Publié le par Jean-Yves Alt

Ce roman est l'histoire de Marie-Liesse de Kergolen, lycéenne de 16 ans, scolairement très en avance sur son âge puisqu'elle est vient d'obtenir son baccalauréat. Elle raconte, son voyage qu'elle a fait à Berlin dans le cadre d'un échange musical.

Marie-Liesse est le narrateur unique de ce roman, ce qui veut dire que le lecteur n'a que son approche des événements en dehors de quelques dialogues relatés. De musique, il n'est que très peu question.

La correspondante de Marie-Liesse se nomme Louise ; ses parents – tous les deux très aisés – sont divorcés : sa mère est installée dans l'ancien Berlin-Est alors que son père est resté dans le Berlin qu'il habitait avec son ex-épouse.

Les deux adolescentes et leurs copains et copines respectifs visitent la ville entre les répétitions. Dans le groupe, il y a notamment Adèle, l'amie dont Marie-Liesse se sent très proche, et Valentin, l'ami de toujours.

 

Tous ces adolescents – bien élevés, mise à part la consommation de quelques boissons alcoolisées lors d'une soirée – forment un groupe plutôt sage, avec juste la dose d'insouciance pour les rendre modernes (?).

Marie-Liesse raconte comment trois baisers reçus, pendant le séjour à Berlin, l'ont déstabilisée.

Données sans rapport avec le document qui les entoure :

template <int NC>
__device__ __forceinline__ void add_shift(float (&f)[NC], const float (&shv)[NC]) {
#pragma unroll
  for (int j = 0; j < NC; ++j) f[j] += shv[j];
}
template <int NC>
__device__ __forceinline__ void add_residual(float (&f)[NC], const uint32_t (&res16)[NC / 2]) {
#pragma unroll
  for (int j = 0; j < NC / 2; ++j) {
    const float2 r2 = unpack_bf16x2(res16[j]);
    f[2 * j] += r2.x;
    f[2 * j + 1] += r2.y;
  }
}
template <int NC>
__device__ __forceinline__ void epilogue_shift_act(float (&f)[NC], const float (&shv)[NC], bool has_shift, const uint32_t (&res16)[NC / 2], bool has_res,
                                                   bool relu) {
  if (has_shift) add_shift<NC>(f, shv);
  if (has_res) add_residual<NC>(f, res16);
  if (relu) {
#pragma unroll
    for (int j = 0; j < NC; ++j) f[j] = fmaxf(f[j], 0.0f);
  }
}
template <int NC>
__device__ __forceinline__ void epilogue_relu_mask(float (&f)[NC], const uint32_t (&res16)[NC / 2], bool has_res, const uint32_t (&aux16)[NC / 2]) {
  if (has_res) add_residual<NC>(f, res16);
#pragma unroll
  for (int j = 0; j < NC / 2; ++j) {
    const uint32_t a = aux16[j];
    f[2 * j] = ((a & 0x8000u) == 0u && (a & 0x7fffu) != 0u) ? f[2 * j] : 0.0f;
    f[2 * j + 1] = ((a & 0x80000000u) == 0u && (a & 0x7fff0000u) != 0u) ? f[2 * j + 1] : 0.0f;
  }
}
template <int NC>
__device__ __forceinline__ void epilogue_drop_res(float (&f)[NC], const float (&shv)[NC], bool has_shift, const uint32_t (&res16)[NC / 2], bool has_res,
                                                  uint64_t dseed, uint64_t didx, uint32_t thresh, float inv_keep) {
  if (has_shift) add_shift<NC>(f, shv);
#pragma unroll
  for (int j = 0; j < NC; j += 4) {
    float m[4];
    dropout_mult4(dseed, didx + j, thresh, inv_keep, m);
    f[j] *= m[0]; f[j + 1] *= m[1]; f[j + 2] *= m[2]; f[j + 3] *= m[3];
  }
  if (has_res) add_residual<NC>(f, res16);
}
template <int NC>
__device__ __forceinline__ void epilogue_gelu_stash(float (&f)[NC], const float (&shv)[NC], bool has_shift, uint32_t (&o2_16)[NC / 2]) {
  if (has_shift) add_shift<NC>(f, shv);
#pragma unroll
  for (int j = 0; j < NC / 2; ++j) {
    float y0, g0, y1, g1;
    gelu_erf_and_grad(f[2 * j], y0, g0);
    gelu_erf_and_grad(f[2 * j + 1], y1, g1);
    f[2 * j] = y0;
    f[2 * j + 1] = y1;
    o2_16[j] = pack_bf16x2(g0, g1);
  }
}
template <int NC>
__device__ __forceinline__ void epilogue_aux_mul(float (&f)[NC], const uint32_t (&res16)[NC / 2], bool has_res, const uint32_t (&aux16)[NC / 2]) {
  if (has_res) add_residual<NC>(f, res16);
#pragma unroll
  for (int j = 0; j < NC / 2; ++j) {
    const float2 a2 = unpack_bf16x2(aux16[j]);
    f[2 * j] *= a2.x;
    f[2 * j + 1] *= a2.y;
  }
}
template <int NC, bool GUARD>
__device__ __forceinline__ void epilogue_math(float (&f)[NC], const GemmEpi& epi, const float (&shv)[NC], bool has_shift, uint64_t dseed, int nb, int N,
                                              int64_t orow, const uint32_t (&res16)[NC / 2], bool has_res, const uint32_t (&aux16)[NC / 2], bool has_aux,
                                              uint32_t (&o2_16)[NC / 2], bool has_out2) {
  if (GUARD && nb >= N) return;
  if (epi.scale) {
#pragma unroll
    for (int j = 0; j < NC; j += 4) {
      if (!GUARD || nb + j + 4 <= N) {
        const float4 s4 = __ldg(reinterpret_cast<const float4*>(epi.scale + nb + j));
        f[j] *= s4.x; f[j + 1] *= s4.y; f[j + 2] *= s4.z; f[j + 3] *= s4.w;
      }
    }
  }
  if (has_shift) add_shift<NC>(f, shv);
  if (epi.drop_thresh) {
    const uint64_t base = static_cast<uint64_t>(orow) * static_cast<uint64_t>(N) + nb;
#pragma unroll
    for (int j = 0; j < NC; j += 4) {
      float m[4];
      dropout_mult4(dseed, base + j, epi.drop_thresh, epi.drop_inv_keep, m);
      f[j] *= m[0]; f[j + 1] *= m[1]; f[j + 2] *= m[2]; f[j + 3] *= m[3];
    }
  }
  if (has_res) add_residual<NC>(f, res16);
  if (epi.act == CB_ACT_GELU_STASH_GRAD) {
#pragma unroll
    for (int j = 0; j < NC / 2; ++j) {
      float y0, g0, y1, g1;
      gelu_erf_and_grad(f[2 * j], y0, g0);
      gelu_erf_and_grad(f[2 * j + 1], y1, g1);
      f[2 * j] = y0;
      f[2 * j + 1] = y1;
      if (has_out2) o2_16[j] = pack_bf16x2(g0, g1);
    }
  } else if (has_out2) {
#pragma unroll
// ... 323 lines not shown
    while (s >= STAGES) { s -= STAGES; ph ^= 1; }
  };
  if (wg == 1) ring_skip(tile_stages);

  const int er = lane & 15, eh = lane >> 4;
  float* stg = reinterpret_cast<float*>(stg_base) + (warp - 4) * STG_WARP_FLOATS;
  const bool has_out2 = epi.out2 != nullptr;
  const bool has_shift = epi.shift != nullptr;
  const bool full = (N & 15) == 0 && epi.scale == nullptr;
  const bool drop = epi.drop_thresh != 0;
  int kind = EK_GENERIC;
  if (full) {
    if (!drop && !has_out2 && !has_aux && (epi.act == CB_ACT_NONE || epi.act == CB_ACT_RELU)) kind = EK_SHIFT_ACT;
    else if (!drop && !has_out2 && !has_shift && has_aux && epi.aux_mode == CB_AUX_RELU_MASK && epi.act == CB_ACT_NONE) kind = EK_RELU_MASK;
    else if (drop && !has_out2 && !has_aux && epi.act == CB_ACT_NONE) kind = EK_DROP_RES;
    else if (!drop && has_out2 && !has_aux && !has_res && epi.act == CB_ACT_GELU_STASH_GRAD) kind = EK_GELU_STASH;
    else if (!drop && !has_out2 && !has_shift && has_aux && epi.aux_mode == CB_AUX_MUL && epi.act == CB_ACT_NONE) kind = EK_AUX_MUL;
  }
  const bool kind_relu = epi.act == CB_ACT_RELU;
  const bool guard = (N & 15) != 0;

  for (int local = wg, tile = unit + wg * n_units; tile < total_tiles; local += 2, tile += 2 * n_units) {
    const TileInfo t = decode_tile<BN, MODE>(tile, tiles_m, tiles_n, K, ntaps, 0);
    if (local > 0) named_bar_sync(PP_BAR_TURN + wg, 2 * 128);
    const int pass = tile + n_units < total_tiles ? PP_BAR_TURN + (wg ^ 1) : 0;
    mma_tile_pp<BN, MODE != 0>(acc, smem0, stage_bytes, KCH, STAGES, n_iters, lane, s, ph, full_bar, empty_bar, pass, in_stage);

    const uint32_t in_buf = N_IN ? smem_u32(in_base) + (N_IN == 2 ? wg : 0) * in_bytes : smem0 + s * stage_bytes;
    if (in_bytes) {
      if (N_IN) mbar_wait_unguarded(&in_full[wg], static_cast<uint32_t>(local >> 1) & 1u);
      else mbar_wait_unguarded(&full_bar[s], ph);
    }
    int orow_half[2];
#pragma unroll
    for (int h = 0; h < 2; ++h) {
      const int m = t.m0 + h * 64 + wq * 16 + er;
      bool row_ok = m < M;
      int64_t orow = m;
      if (epi.rowmap == CB_ROWMAP_PAD) {
        const int hw = epi.H * epi.W;
        const int img = m / hw;
        const int r = m - img * hw;
        const int y = r / epi.W, x = r - y * epi.W;
        orow = (static_cast<int64_t>(img) * (epi.H + 2) + y + 1) * (epi.W + 2) + x + 1;
      } else if (epi.rowmap == CB_ROWMAP_UNPAD) {
        const int wp = epi.W + 2, hp = epi.H + 2;
        const int img = m / (hp * wp);
        const int r = m - img * (hp * wp);
        const int y = r / wp, x = r - y * wp;
        row_ok = row_ok && y >= 1 && y <= epi.H && x >= 1 && x <= epi.W;
        orow = (static_cast<int64_t>(img) * epi.H + (y - 1)) * epi.W + (x - 1);
      }
      orow_half[h] = row_ok ? static_cast<int>(orow) : -1;
    }
#pragma unroll
    for (int sc = 0; sc < BN / 32; ++sc) {
#pragma unroll 1
      for (int h = 0; h < 2; ++h) {
        const int wrow = h * 64 + wq * 16;
        __syncwarp();
#pragma unroll
        for (int jj = 0; jj < 4; ++jj) {
          const int j = sc * 4 + jj;
          float* p = stg + (lane >> 2) * STG_PITCH + jj * 8 + 2 * (lane & 3);
          const bool h1 = h != 0;
          *reinterpret_cast<float2*>(p) = make_float2(h1 ? acc[1][4 * j] : acc[0][4 * j], h1 ? acc[1][4 * j + 1] : acc[0][4 * j + 1]);
          *reinterpret_cast<float2*>(p + 8 * STG_PITCH) =
              make_float2(h1 ? acc[1][4 * j + 2] : acc[0][4 * j + 2], h1 ? acc[1][4 * j + 3] : acc[0][4 * j + 3]);
        }
        __syncwarp();
        const int nb = t.n0 + sc * 32 + eh * 16;
        const int64_t orow = h ? orow_half[1] : orow_half[0];
        if (orow < 0 || nb >= N) continue;
        constexpr int NC = 16;
        float f[NC];
        const uint32_t srow = smem_u32(stg + er * STG_PITCH + eh * 16);
#pragma unroll
        for (int j = 0; j < NC / 4; ++j) {
          const uint4 u = lds128(srow + j * 16);
          f[4 * j] = __uint_as_float(u.x); f[4 * j + 1] = __uint_as_float(u.y);
          f[4 * j + 2] = __uint_as_float(u.z); f[4 * j + 3] = __uint_as_float(u.w);
        }
        uint32_t res16[NC / 2], aux16[NC / 2];
        const int tc = sc * 32 + eh * 16;
        const int q = (tc & 63) >> 3;
        if (has_res) {
#pragma unroll
          for (int j = 0; j < 2; ++j) {
            const uint4 u = lds128(swz128(in_buf + (tc >> 6) * IN_BOX_BYTES, wrow + er, q + j));
            res16[4 * j] = u.x; res16[4 * j + 1] = u.y; res16[4 * j + 2] = u.z; res16[4 * j + 3] = u.w;
          }
        }
        if (has_aux) {
#pragma unroll
          for (int j = 0; j < 2; ++j) {
            const uint4 u = lds128(swz128(in_buf + (has_res ? IN_TILE_BYTES : 0) + (tc >> 6) * IN_BOX_BYTES, wrow + er, q + j));
            aux16[4 * j] = u.x; aux16[4 * j + 1] = u.y; aux16[4 * j + 2] = u.z; aux16[4 * j + 3] = u.w;
          }
        }
        float shv[NC];
        if (has_shift) {
#pragma unroll
          for (int j = 0; j < NC; j += 4) {
            float4 s4 = make_float4(0.f, 0.f, 0.f, 0.f);
            if (nb + j + 4 <= N) s4 = __ldg(reinterpret_cast<const float4*>(epi.shift + nb + j));
            shv[j] = s4.x; shv[j + 1] = s4.y; shv[j + 2] = s4.z; shv[j + 3] = s4.w;
          }
        }
        uint32_t o2_16[NC / 2];
        switch (kind) {
          case EK_SHIFT_ACT: epilogue_shift_act<NC>(f, shv, has_shift, res16, has_res, kind_relu); break;
          case EK_RELU_MASK: epilogue_relu_mask<NC>(f, res16, has_res, aux16); break;
          case EK_DROP_RES:
            epilogue_drop_res<NC>(f, shv, has_shift, res16, has_res, dseed, static_cast<uint64_t>(orow) * static_cast<uint64_t>(N) + nb,
                                  epi.drop_thresh, epi.drop_inv_keep);
            break;
          case EK_GELU_STASH: epilogue_gelu_stash<NC>(f, shv, has_shift, o2_16); break;
          case EK_AUX_MUL: epilogue_aux_mul<NC>(f, res16, has_res, aux16); break;
          default:
            if (guard) epilogue_math<NC, true>(f, epi, shv, has_shift, dseed, nb, N, orow, res16, has_res, aux16, has_aux, o2_16, has_out2);
            else epilogue_math<NC, false>(f, epi, shv, has_shift, dseed, nb, N, orow, res16, has_res, aux16, has_aux, o2_16, has_out2);
        }
        if (epi.out_fp32) {
          float* o = reinterpret_cast<float*>(epi.out) + orow * epi.out_ld + nb;
#pragma unroll
          for (int j = 0; j < NC; j += 4)
            if (nb + j + 4 <= N) *reinterpret_cast<float4*>(o + j) = make_float4(f[j], f[j + 1], f[j + 2], f[j + 3]);
        } else {
          __nv_bfloat16* o = reinterpret_cast<__nv_bfloat16*>(epi.out) + orow * epi.out_ld + nb;
#pragma unroll
          for (int j = 0; j < 2; ++j)
            if (nb + 8 * j + 8 <= N)
              *reinterpret_cast<uint4*>(o + 8 * j) = make_uint4(pack_bf16x2(f[8 * j], f[8 * j + 1]), pack_bf16x2(f[8 * j + 2], f[8 * j + 3]),
                                                                pack_bf16x2(f[8 * j + 4], f[8 * j + 5]), pack_bf16x2(f[8 * j + 6], f[8 * j + 7]));
        }
        if (has_out2) {
          __nv_bfloat16* o = epi.out2 + orow * epi.out2_ld + nb;
#pragma unroll
          for (int j = 0; j < 2; ++j)
            if (nb + 8 * j + 8 <= N) *reinterpret_cast<uint4*>(o + 8 * j) = make_uint4(o2_16[4 * j], o2_16[4 * j + 1], o2_16[4 * j + 2], o2_16[4 * j + 3]);
        }
      }
    }
    if (in_bytes) {
      __syncwarp();
      if (lane == 0) mbar_arrive(N_IN ? &in_empty[N_IN == 2 ? wg : 0] : &empty_bar[s]);
      if (!N_IN && ++s == STAGES) { s = 0; ph ^= 1; }
    }
    ring_skip(tile_stages);
  }
  if (threadIdx.x == 4 * 32) dbg_stamp(epi, 11);
}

Le premier baiser vient d'Adèle, sa meilleure amie depuis la classe de seconde :

« Adèle […] m'a ouvert les bras. J'allais la serrer affectueusement quand nos bouches se sont rencontrées. J'ai reculé avec un petit rire :

– Oups !

Et c'est là que ça a eu lieu. Elle n'a pas reculé. Elle s'est rapprochée et elle a recommencé.

Oui, recommencé.

La première fois n'était pas une maladresse. Elle était bien en train de presser ses lèvres contre les miennes. Elle était bien en train de m'embrasser. J'ai encore reculé mais son visage est resté dangereusement près et ce que j'ai vu m'a terrifiée. Elle avait l'air vulnérable. […]Je me suis retournée vers ma copine. Elle était debout, les bras ballants, l'air complètement affolée. » (pp. 43-44)

Pour Marie-Liesse, qu'Adèle plaise aux garçons était une évidence. D'ailleurs, « ils recherchaient sa présence » (p. 48). Elle ne sait donc comment interpréter ce baiser.

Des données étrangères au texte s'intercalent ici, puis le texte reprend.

int cba_enable_timers(cba_problem* p, int32_t on) { if (!p) return fail(CBA_ERR_INVALID, "null"); p->timers_on = on != 0; return CBA_OK; }
int cba_reset_timers(cba_problem* p) {
  if (!p) return fail(CBA_ERR_INVALID, "null");
  (void)hipSetDevice(p->device);
  drain_timers(p);
  for (int t = 0; t < T_COUNT; ++t) { p->t_ms[t] = 0; p->t_calls[t] = 0; }
  return CBA_OK;
}
int cba_get_timers(cba_problem* p, double* ms, int64_t* calls) {
  if (!p) return fail(CBA_ERR_INVALID, "null");
  (void)hipSetDevice(p->device);
  drain_timers(p);
  for (int t = 0; t < T_COUNT; ++t) { if (ms) ms[t] = p->t_ms[t]; if (calls) calls[t] = p->t_calls[t]; }
  return CBA_OK;
}

}
// ... 101 lines not shown
      if (pub)
        hipLaunchKernelGGL(k_reduce_rows_pub, dim3((w + 63) / 64 + 1), dim3(64, REDUCE_RY), 0, p->stream, (const double*)p->partial, u_rows, w, Upacked, g,
                           (const int*)p->cam_off, (const int*)p->cam_np, (int)UPack<NC>::STRIDE, (int)UPack<NC>::TRI, *pub);
      else
        hipLaunchKernelGGL(k_reduce_rows, dim3((w + 63) / 64), dim3(64, REDUCE_RY), 0, p->stream, p->partial, u_rows, w, Upacked, g,
                           (const int*)p->cam_off, (const int*)p->cam_np, (int)UPack<NC>::STRIDE, (int)UPack<NC>::TRI);
      return CBA_OK;
    }
    hipLaunchKernelGGL(k_reduce_rows, dim3((w + 63) / 64), dim3(64, REDUCE_RY), 0, p->stream, p->partial, u_rows, w, Upacked,
                       (double*)nullptr, (const int*)nullptr, (const int*)nullptr, 1, 0);
    int rho_rows = p->grid;
    if (p->con.n_con) {
      HIPCHK(hipMemsetAsync(p->con.cdiag, 0, (size_t)3 * p->lay.Ppad * sizeof(double), p->stream));
      if (p->n_con_orphan)
        hipLaunchKernelGGL(k_zero_heavy, dim3((p->n_con_orphan + 63) / 64), dim3(64), 0, p->stream, (const int*)p->con_orphan, p->n_con_orphan, p->lay,
                           g + p->lay.ncp_pad, 3, (double*)nullptr, 0);
      hipLaunchKernelGGL(k_con_eval<true>, dim3(p->con_grid), dim3(BLOCK), 0, p->stream, p->con, xvec, p->lay, p->loss, p->f_scale, g,
                         p->partial1 + p->grid, p->flags, (double*)nullptr);
      rho_rows += p->con_grid;
    }
    hipLaunchKernelGGL(k_reduce_narrow<false>, dim3(1), dim3(BLOCK), 0, p->stream, p->partial1, rho_rows, 1, p->scal + cost_slot);
    if (defer_exchange) return CBA_OK;
    int rc = allreduce_sum(p, Upacked, (size_t)w);
    if (rc) return rc;
    hipLaunchKernelGGL((k_unpack_camera_grad<NC>), dim3((p->C * NC + 255) / 256), dim3(256), 0, p->stream, Upacked,
                       p->cam_off, p->cam_np, p->C, g);
  }
  return CBA_OK;
}

template <int NC>
static int run_build(cba_problem* p) { return run_build_into<NC>(p, p->x, p->tab, p->V, p->g, p->Upacked, 8, nullptr, false, false, 3); }

template <int NC>
static int run_jv(cba_problem* p, int nv, int* rows_out = nullptr, const double* xvec = nullptr, const double* tab = nullptr, const SpecSkip& skip = SpecSkip{}) {
  ScopedTimer t(p, T_JV);
  if (!xvec) { xvec = p->x; tab = p->tab; }
  const int grid = nv == 1 ? p->jv_grid : (int)std::min<long>((p->N + BLOCK - 1) / BLOCK, 1024);
  const int con_rows = p->con.n_con ? p->con_grid : 0;
  if (grid + con_rows > PARTIAL4_ROWS)
    return fail(CBA_ERR_UNSUPPORTED, "run_jv: %d rows of k_jv and %d of k_con_jv exceed the %d rows of partial4", grid, con_rows, PARTIAL4_ROWS);
  auto launch_jv = [&](auto kernel) {
    hipLaunchKernelGGL(kernel, dim3(grid), dim3(BLOCK), lds_jv(p, nv), p->stream, p->obs_u, p->obs_v, p->obs_cam, p->obs_pt,
                       p->N, xvec, p->lay, tab, p->cam_off, p->C, p->loss, p->f_scale, p->v1, p->v2, p->partial4, skip);
  };
  if (nv == 1) { if (p->tab_global) launch_jv(k_jv<NC, 1, true>); else launch_jv(k_jv<NC, 1>); }
  else { if (p->tab_global) launch_jv(k_jv<NC, 2, true>); else launch_jv(k_jv<NC, 2>); }
  int rows = grid;
  if (con_rows) {
    if (nv == 1) hipLaunchKernelGGL(k_con_jv<1>, dim3(p->con_grid), dim3(BLOCK), 0, p->stream, p->con, p->lay, p->v1, p->v2, p->partial4 + 4 * grid);
    else hipLaunchKernelGGL(k_con_jv<2>, dim3(p->con_grid), dim3(BLOCK), 0, p->stream, p->con, p->lay, p->v1, p->v2, p->partial4 + 4 * grid);
    rows += con_rows;
  }
  if (rows_out) { *rows_out = rows; return CBA_OK; }
  hipLaunchKernelGGL(k_reduce_narrow<false>, dim3(1), dim3(BLOCK), 0, p->stream, p->partial4, rows, 4, p->scal + 12);
  return CBA_OK;
}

Marie-Liesse est une jeune fille qui trimballe avec elle beaucoup de culpabilité : elle souhaiterait reparler de ce baiser avec Adèle et en même temps n'ose plus se déshabiller seule dans sa chambre au cas où son amie entrerait. Elle pense à lui pardonner et juste après se demande pourquoi lui vient l'idée de pardon. Adèle aurait-elle commis une faute ?

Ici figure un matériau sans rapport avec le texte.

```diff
@@ -768,12 +776,11 @@
         KB, TS, BQ = lib.meld_knn16_kblocks(d), lib.meld_knn16_tile_refs(), lib.meld_knn16_block_queries()
         o = SimpleNamespace(X_s=X, mean_s=mean, KB=KB, BQ=BQ, n_tiles=(a.NR + TS - 1) // TS, q_pad=((a.q_count + BQ - 1) // BQ) * BQ)
         if plan.frame:
-            X_s = self.principal_frame(X, mean, int(lib.meld_knn16_split_dims(d)), comm, axes=a.frame_axes)
-            if X_s is None:
+            framed = self.principal_frame(X, mean, int(lib.meld_knn16_split_dims(d)), comm, axes=a.frame_axes)
+            if framed is None:
                 plan = plan.without_frame()
             else:
-                sums_s, col_min, col_max = self.col_stats(X_s)
-                o.X_s, o.mean_s = X_s, sums_s / N
+                o.X_s, (_, col_min, col_max, o.mean_s) = framed
         o.Rt = torch.empty(o.n_tiles * lib.meld_knn16_tile_bytes(d), dtype=torch.uint8, device=dev)
         o.Q = torch.empty(o.q_pad * lib.meld_knn16_query_bytes(d), dtype=torch.uint8, device=dev)
         o.Qn = torch.empty(o.q_pad, dtype=torch.float32, device=dev)
```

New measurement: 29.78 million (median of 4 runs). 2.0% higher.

Marie-Liesse pressent que, pour tourner, le moteur de sa vie a besoin de brûler le carcan de l'absurdité des traditions familiales, ghetto invisible entretenu autour d'elle par sa famille :

« Après quoi, il [le curé de la paroisse] avait gentiment essayé de me parler de l'expiation, de Kippour et de ses rituels, confirmant ainsi cette ouverture d'esprit que certains Versaillais de notre paroisse lui reprochaient. En effet, Kippour est un rituel juif qui prescrivait trois cérémonies. Dans la première, on immolait un bœuf en sacrifice d'expiation de ses propres péchés. Puis on immolait un bouc pour expier les péchés du peuple, et enfin venait le rite du bouc émissaire, chargé de tous les péchés de la communauté et chassé dans le désert. Je n'avais pas écouté la suite. Le bouc émissaire ! Voilà ce que j'avais été ! D'un seul coup, j'avais compris pourquoi j'en voulais toujours à mes parents. Mon frère avait commis un crime, mes parents nous avaient menti sur sa gravité pendant presque un mois et demi, mais c'est moi qu'on avait punie quand j'avais refusé d'aller le voir. Jusque-là, je croyais à leur jugement mais, pour la première fois, je les avais trouvés injustes et arbitraires. Je me suis rendu compte que mes sentiments pour mon frère, mes parents et Adèle étaient les mêmes : l'impression d'avoir été trahie, la vulnérabilité, la colère et la rancune. Il fallait que ça cesse. » (pp. 72-73)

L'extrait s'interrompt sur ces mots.